To further confirm that the Google Cloud's operations suite filter is properly configured, gather a configuration dump from each proxy and look for the presence of the Google Cloud's operations suite filter:
kubectl exec YOUR_POD_NAME -n YOUR_NAMESPACE -c istio-proxy curl localhost:15000/config_dump
In output of the previous command, look for the Google Cloud's operations suite filter, which looks like the following:
"config": { "root_id": "stackdriver_inbound", "vm_config": { "vm_id": "stackdriver_inbound", "runtime": "envoy.wasm.runtime.null", "code": { "local": { "inline_string": "envoy.wasm.null.stackdriver" } } }, "configuration": "{....}" }
Verify that Anthos Service Mesh identifies an HTTP service
Metrics will not show up in the user interface if the service port for the Kubernetes
service is not named with an http-
prefix. Confirm that the service has the
proper names for its ports.
Verify the Cloud Monitoring API is enabled for the project
Confirm that the Cloud Monitoring API is enabled in the APIs & Services dashboard in Google Cloud console, which is the default.
Verify no errors reporting to the Cloud Monitoring API
In the Google Cloud console API & Services dashboard, open the Traffic By Response Code graph URL:
https://console.cloud.google.com/apis/api/monitoring.googleapis.com/metrics?folder=&organizationId=&project=YOUR_PROJECT_ID
If you see error messages, it might be an issue that warrants further
investigation. In particular, look for a large number of 429
error messages,
which indicates a potential quota issue. See the next section for
troubleshooting steps.
Verify correct quota for the Cloud Monitoring API
In the Google Cloud console, open the IAM & Admin
menu and verify there is a Quotas
option. You can access this page directly using the URL:
https://console.cloud.google.com/iam-admin/quotas?project=YOUR_PROJECT_ID
This page shows the full set of quotas for the project, where you can search for
Cloud Monitoring API
.
Verify no error logs in Envoy proxies
Review the logs for the proxy in question, searching for error message instances:
kubectl -n YOUR_NAMESPACE logs YOUR_POD_NAME -c istio-proxy
However, ignore the warning messages like the following, which are normal:
[warning][filter] [src/envoy/http/authn/http_filter_factory.cc:83] mTLS PERMISSIVE mode is used, connection can be either plaintext or TLS, and client cert can be omitted. Please consider to upgrade to mTLS STRICT mode for more secure configuration that only allows TLS connection with client cert. See https://istio.io/docs/tasks/security/mtls-migration/ [warning][config] [bazel-out/k8-opt/bin/external/envoy/source/common/config/_virtual_includes/grpc_stream_lib/common/config/grpc_stream.h:91] gRPC config stream closed: 13
Missing or incorrect telemetry data for services
By default, Cloud Monitoring and Cloud Logging are enabled in your Google Cloud project when you install Anthos Service Mesh. To report telemetry data, each sidecar proxy that is injected into your service pods calls the Cloud Monitoring API and the Cloud Logging API. After deploying workloads, it takes about one or two minutes for telemetry data to be displayed in the Google Cloud console. Anthos Service Mesh automatically keeps the service dashboards up to date:
- For metrics, the sidecar proxies call the Cloud Monitoring API approximately every minute.

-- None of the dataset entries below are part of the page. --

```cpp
extern "C" int ddsp_fir_from_ctrl_bwd(ddsp_ctx* ctx, void* stream, int mode, const float* ctrl, int64_t ctrl_ld,
                                      int n_mag, const float* f0_frames, int64_t rows, int sr, float* d_ir,
                                      float* d_ctrl, int64_t d_ctrl_ld) {
    DDSP_REQUIRE(ctx, ctx && ctrl && d_ir && d_ctrl, "ddsp_fir_from_ctrl_bwd: null argument");
    DDSP_REQUIRE(ctx, mode >= 0 && mode <= 2, "ddsp_fir_from_ctrl_bwd: unknown mode");
    DDSP_REQUIRE(ctx, n_mag >= 3 && n_mag <= 1024 && ctrl_ld >= n_mag && d_ctrl_ld >= n_mag && rows >= 0 && rows < (1 << 30),
                 "ddsp_fir_from_ctrl_bwd: bad shape");
    DDSP_REQUIRE(ctx, mode != DDSP_FIR_DYNAMIC || f0_frames, "ddsp_fir_from_ctrl_bwd: DYNAMIC needs f0_frames");
    if (rows == 0) return DDSP_OK;
    hipStream_t st = (hipStream_t)stream;
    DDSP_ENTER_DEVICE(ctx);
    const int M = n_mag, n = 2 * (n_mag - 1);
    const int K = (mode == DDSP_FIR_ALLPASS) ? 2 * M : M;
    const int lda = ddsp_pad4(K);
    const int ldp = ddsp_pad4(n);
    const bool repack = ctx->math != DDSP_MATH_FP32 && ldp % 32 == 0 && rows >= 1024;
    int rc = ddsp_scratch_reserve_bytes(ctx, (size_t)rows * (lda + (repack ? ldp : 0)) * sizeof(float) + 8192);
    if (rc) return rc;
    ddsp_scratch_reset(ctx);
// ... 33 lines not shown
```

ddsp-svc-official_amd/csrc/gemm_f32.h:

```cpp
#pragma once
#include "common.h"

#include <stdlib.h>
#include <type_traits>

namespace gemm {

enum { A_PLAIN = 0, A_CONV3 = 1, A_FRAMES = 2, A_CONVK = 3, A_DWCONV = 4 };

struct Args {
    const float* A;
    const float* B;
    int M, N, K;
    int64_t lda, ldb;
    int zdiv;
    int64_t sA_hi, sA_lo, sB_hi, sB_lo;
    int Fr, Cin;
    int tap_shift;
    int ktaps, dil;
    float in_slope;
    const float* zeros;
    int sub_from, parent_tn;
    int math;
    const float* B_split;
// ... 742 lines not shown
    g.K = K;
    g.lda = lda;
    g.ldb = ldb;
    g.zdiv = 1;
    g.sA_hi = g.sA_lo = g.sB_hi = g.sB_lo = 0;
    g.Fr = 1;
    g.Cin = 4;
    g.tap_shift = 0;
    g.ktaps = 3;
    g.dil = 1;
    g.in_slope = 1.f;
    g.zeros = nullptr;
    g.sub_from = 0;
    g.parent_tn = 0;
    g.math = 0;
    g.B_split = nullptr;
    g.A_split = 0;
    g.xcd_cut = 0;
    g.xcd = -1;
    g.kz = 0;
    return g;
}

struct EpiStore {
    float* C;
    int64_t ldc;
    const float* bias;
    int zdiv;
    int64_t sC_hi, sC_lo;
    __device__ __forceinline__ float col(int n) const { return bias ? bias[n] : 0.f; }
    __device__ __forceinline__ void operator()(int z, int m, int n, float v, float cb) const {
        float* c = C + (int64_t)(z / zdiv) * sC_hi + (int64_t)(z % zdiv) * sC_lo;
        c[(int64_t)m * ldc + n] = v + cb;
    }
    static constexpr bool kStore4 = true;
    __device__ __forceinline__ bool vec_ok() const {
        return ((uintptr_t)C % 16) == 0 && ldc % 4 == 0 && sC_hi % 4 == 0 && sC_lo % 4 == 0;
    }
    __device__ __forceinline__ void store4(int z, int m, int n, f32x4 v) const {
        float* c = C + (int64_t)(z / zdiv) * sC_hi + (int64_t)(z % zdiv) * sC_lo;
        if (bias) v += *(const f32x4_u*)(bias + n);
        *(f32x4*)(c + (int64_t)m * ldc + n) = v;
    }
};

struct EpiResidual {
// ... 19 lines not shown
```

ddsp-svc-official_amd/ddsp/vocoder.py:

```python
import os

import torch
import yaml

import hipddsp
from hipddsp import (COMB_SINC, COMB_SINC_GATED, COMB_NONE, EXC_AUDIO, EXC_GENERATE, EXC_UNIT_NOISE, FIR_ALLPASS,
                     FIR_DYNAMIC, FIR_STATIC, FIR_SPLIT_BF16)

from .analysis import (Audio2HubertSoft, F0_Extractor, Units_Encoder, Volume_Extractor,
                       _find_torchcrepe_checkpoint, align_units)
from .unit2control import Unit2Control


class DotDict(dict):

    def __getattr__(self, key):
        val = self.get(key)
        return DotDict(val) if type(val) is dict else val

    __setattr__ = dict.__setitem__
    __delattr__ = dict.__delitem__


def load_model(model_path, device="cpu"):
# ... 33 lines not shown
        self._hop = int(block_size)

    def _context(self, f0_frames, ragged=False):
        if not f0_frames.is_cuda:
            raise RuntimeError("the synthesiser runs on a HIP device only (no CPU fallback): move the model and its "
                               "inputs to 'cuda'")
        if ragged and self._hop % 4:
            raise ValueError("n_frames= needs a block_size that is a multiple of 4")
        return hipddsp.context_for(f0_frames.device)

    def _scan(self, ctx, f0_frames, initial_phase, infer):
        return ctx.phase_scan(f0_frames, self._hop, self._sr, initial_phase, bool(infer), self._comb_mode,
                              **self._front_wants)

    def _render(self, ctx, ctrl, ps, f0_frames, excitation, n_dev=None, keep=False):
        raise NotImplementedError

    def _crop(self, ctx, n_dev, Fr):
        return (lambda *xs: ctx.ragged_crop_(n_dev, Fr, self._hop, *xs)) if n_dev is not None else (lambda *xs: None)

    def _stages(self, ctx, n_dev, Fr, keep):
        saved = [] if keep else None
        return self._crop(ctx, n_dev, Fr), saved, (saved.extend if keep else (lambda xs: None))

    def _ragged_noise(self, ctx, n_dev, B, Fr, noise, noise_seed):
        seed = 0 if noise is not None else (hipddsp.seed_from_torch() if noise_seed is None else int(noise_seed))
        return ctx.ragged_noise(noise, seed, n_dev, B, Fr, self._hop), EXC_UNIT_NOISE, 0

    @staticmethod
    def _noise_args(noise, noise_seed):
        if noise is not None:
            return noise.contiguous().float(), EXC_UNIT_NOISE, 0
        return None, EXC_GENERATE, (hipddsp.seed_from_torch() if noise_seed is None else int(noise_seed))

    def _phase_out(self, ctx, ps, n_dev=None):
        if self._front_wants.get("want_phase"):
            if n_dev is not None:
                ctx.ragged_crop_(n_dev, ps["phase_frames"].shape[1], self._hop, ps["phase"])
            return ps["phase"]
        pf = ps["phase_frames"]
        return pf if n_dev is None else ctx.ragged_frames(pf, n_dev, hold=False, out=pf)

    @staticmethod
    def _result(phase, outs):
        return outs[0], phase.unsqueeze(-1), tuple(outs[1:]) or (outs[0], outs[0])

# ... 116 lines not shown
class CombSub(_SynthBase):

    def __init__(self, sampling_rate, block_size, n_mag_allpass, n_mag_harmonic, n_mag_noise, n_unit=256, n_spk=1,
                 c=False):
        super().__init__(sampling_rate, block_size)
        print(" [DDSP Model] Combtooth Subtractive Synthesiser (Old Version)")
        self.n_mags = (int(n_mag_allpass), int(n_mag_harmonic), int(n_mag_noise))
        self.unit2ctrl = Unit2Control(n_unit, n_spk, {"group_delay": n_mag_allpass,
                                                      "harmonic_magnitude": n_mag_harmonic,
                                                      "noise_magnitude": n_mag_noise}, c)

    _comb_mode = COMB_SINC
    _front_wants = {}
    _n_outs = 3

    def _render(self, ctx, ctrl, ps, f0_frames, excitation, n_dev=None, keep=False):
        B, Fr = ctrl.shape[0], ctrl.shape[1]
        rows, sr, hop = B * Fr, self._sr, self._hop
        na, nh, nn_ = self.n_mags
        c2 = ctrl.reshape(rows, -1)
        crop, saved, save = self._stages(ctx, n_dev, Fr, keep)
        comb = ps["comb"]
        crop(comb)
        ir = ctx.fir_from_ctrl(FIR_ALLPASS, c2, 0, na, rows, sr)
        h, _ = ctx.ltv_fir(comb, ir, B, Fr, hop, math=ctx.fir_math)
        crop(h)
        save((comb, h, ir))
        ir = ctx.fir_from_ctrl(FIR_DYNAMIC, c2, na, nh, rows, sr, f0_frames)
        harmonic, _ = ctx.ltv_fir(h, ir, B, Fr, hop, math=ctx.fir_math)
        crop(harmonic)
        save((ir,))
        ir = ctx.fir_from_ctrl(FIR_STATIC, c2, na + nh, nn_, rows, sr)
        nz, exc, seed = excitation()
        noise_out, signal = ctx.ltv_fir(nz, ir, B, Fr, hop, excitation=exc, noise_seed=seed, add_in=harmonic,
                                        math=ctx.fir_math)
        crop(noise_out, signal)
        save((ir,))
        return (signal, harmonic, noise_out), saved

    def _train_backward(self, ctx, ctrl, saved, f0_frames, nargs, d_outs, crop):
        comb, h1, ir_ap, ir_h, ir_n = saved
        d_signal, d_harm, d_noise = d_outs
        B, Fr = ctrl.shape[0], ctrl.shape[1]
        rows, sr, hop = B * Fr, self._sr, self._hop
        na, nh, nn_ = self.n_mags
        nz, exc, seed = nargs
        d_h = _sum_grads(comb, d_signal, d_harm)
        d_n = _sum_grads(comb, d_signal, d_noise)
        c2 = ctrl.reshape(rows, -1)
        d_ctrl = torch.empty_like(c2)
        _, d_ir = ctx.ltv_fir_bwd(nz, ir_n, d_n, B, Fr, hop, excitation=exc, noise_seed=seed, want_d_audio=False)
        ctx.fir_from_ctrl_bwd(FIR_STATIC, c2, na + nh, nn_, rows, sr, d_ir, d_ctrl)
        d_h1, d_ir = ctx.ltv_fir_bwd(h1, ir_h, d_h, B, Fr, hop)
        crop(d_h1)
        ctx.fir_from_ctrl_bwd(FIR_DYNAMIC, c2, na, nh, rows, sr, d_ir, d_ctrl, f0_frames)
# ... 9 lines not shown

class Sins(_SynthBase):

    def __init__(self, sampling_rate, block_size, n_harmonics, n_mag_allpass, n_mag_noise, n_unit=256, n_spk=1,
                 c=False):
        super().__init__(sampling_rate, block_size)
        print(" [DDSP Model] Sinusoids Additive Synthesiser")
        self.n_mags = (int(n_harmonics), int(n_mag_allpass), int(n_mag_noise))
        self.unit2ctrl = Unit2Control(n_unit, n_spk, {"amplitudes": n_harmonics, "group_delay": n_mag_allpass,
                                                      "noise_magnitude": n_mag_noise}, c)

    _comb_mode = COMB_NONE
    _front_wants = {"want_phase": True}
    _n_outs = 3

    def _render(self, ctx, ctrl, ps, f0_frames, excitation, n_dev=None, keep=False):
        B, Fr = ctrl.shape[0], ctrl.shape[1]
        rows, sr, hop = B * Fr, self._sr, self._hop
        nhm, na, nn_ = self.n_mags
        c2 = ctrl.reshape(rows, -1)
        crop, saved, save = self._stages(ctx, n_dev, Fr, keep)
        sinusoids = ctx.sins_bank(c2, 0, nhm, f0_frames, ps["phase"], B, Fr, hop, sr)
        crop(sinusoids)
        ir = ctx.fir_from_ctrl(FIR_ALLPASS, c2, nhm, na, rows, sr)
        harmonic, _ = ctx.ltv_fir(sinusoids, ir, B, Fr, hop, math=ctx.fir_math)
        crop(harmonic)
        save((ps["phase"], sinusoids, ir))
        ir = ctx.fir_from_ctrl(FIR_STATIC, c2, nhm + na, nn_, rows, sr)
        nz, exc, seed = excitation()
        noise_out, signal = ctx.ltv_fir(nz, ir, B, Fr, hop, excitation=exc, noise_seed=seed, add_in=harmonic,
                                        math=ctx.fir_math)
        crop(noise_out, signal)
        save((ir,))
        return (signal, harmonic, noise_out), saved

    def _train_backward(self, ctx, ctrl, saved, f0_frames, nargs, d_outs, crop):
        phase, sinusoids, ir_ap, ir_n = saved
        d_signal, d_harm, d_noise = d_outs
        B, Fr = ctrl.shape[0], ctrl.shape[1]
        rows, sr, hop = B * Fr, self._sr, self._hop
        nhm, na, nn_ = self.n_mags
        nz, exc, seed = nargs
        d_h = _sum_grads(sinusoids, d_signal, d_harm)
        d_n = _sum_grads(sinusoids, d_signal, d_noise)
        c2 = ctrl.reshape(rows, -1)
        d_ctrl = torch.empty_like(c2)
        _, d_ir = ctx.ltv_fir_bwd(nz, ir_n, d_n, B, Fr, hop, excitation=exc, noise_seed=seed, want_d_audio=False)
        ctx.fir_from_ctrl_bwd(FIR_STATIC, c2, nhm + na, nn_, rows, sr, d_ir, d_ctrl)
        d_sin, d_ir = ctx.ltv_fir_bwd(sinusoids, ir_ap, d_h, B, Fr, hop)
        crop(d_sin)
        ctx.fir_from_ctrl_bwd(FIR_ALLPASS, c2, nhm, na, rows, sr, d_ir, d_ctrl)
# ... 46 lines not shown
```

- To update the Topology graph, the sidecar proxies send incremental reports approximately every minute and full reports about every ten minutes.
- For logging, the sidecar proxies call the Cloud Logging API approximately every ten seconds.
- For tracing, you have to enable Cloud Trace. Traces are reported according to the sampling frequency that you have configured (typically, one out of every 100 requests).
Metrics are displayed only for HTTP services on the Anthos Service Mesh Metrics page. If you don't see any metrics, verify that all the pods in the namespace for your application's services have sidecar proxies injected:
kubectl get pod -n YOUR_NAMESPACE --all
In the output, notice that the READY
column shows two containers for each of
your workloads: the primary container and the container for the sidecar proxy.
Additionally, the Services dashboard only displays client metrics, so telemetry data may not appear if the client is not in the mesh.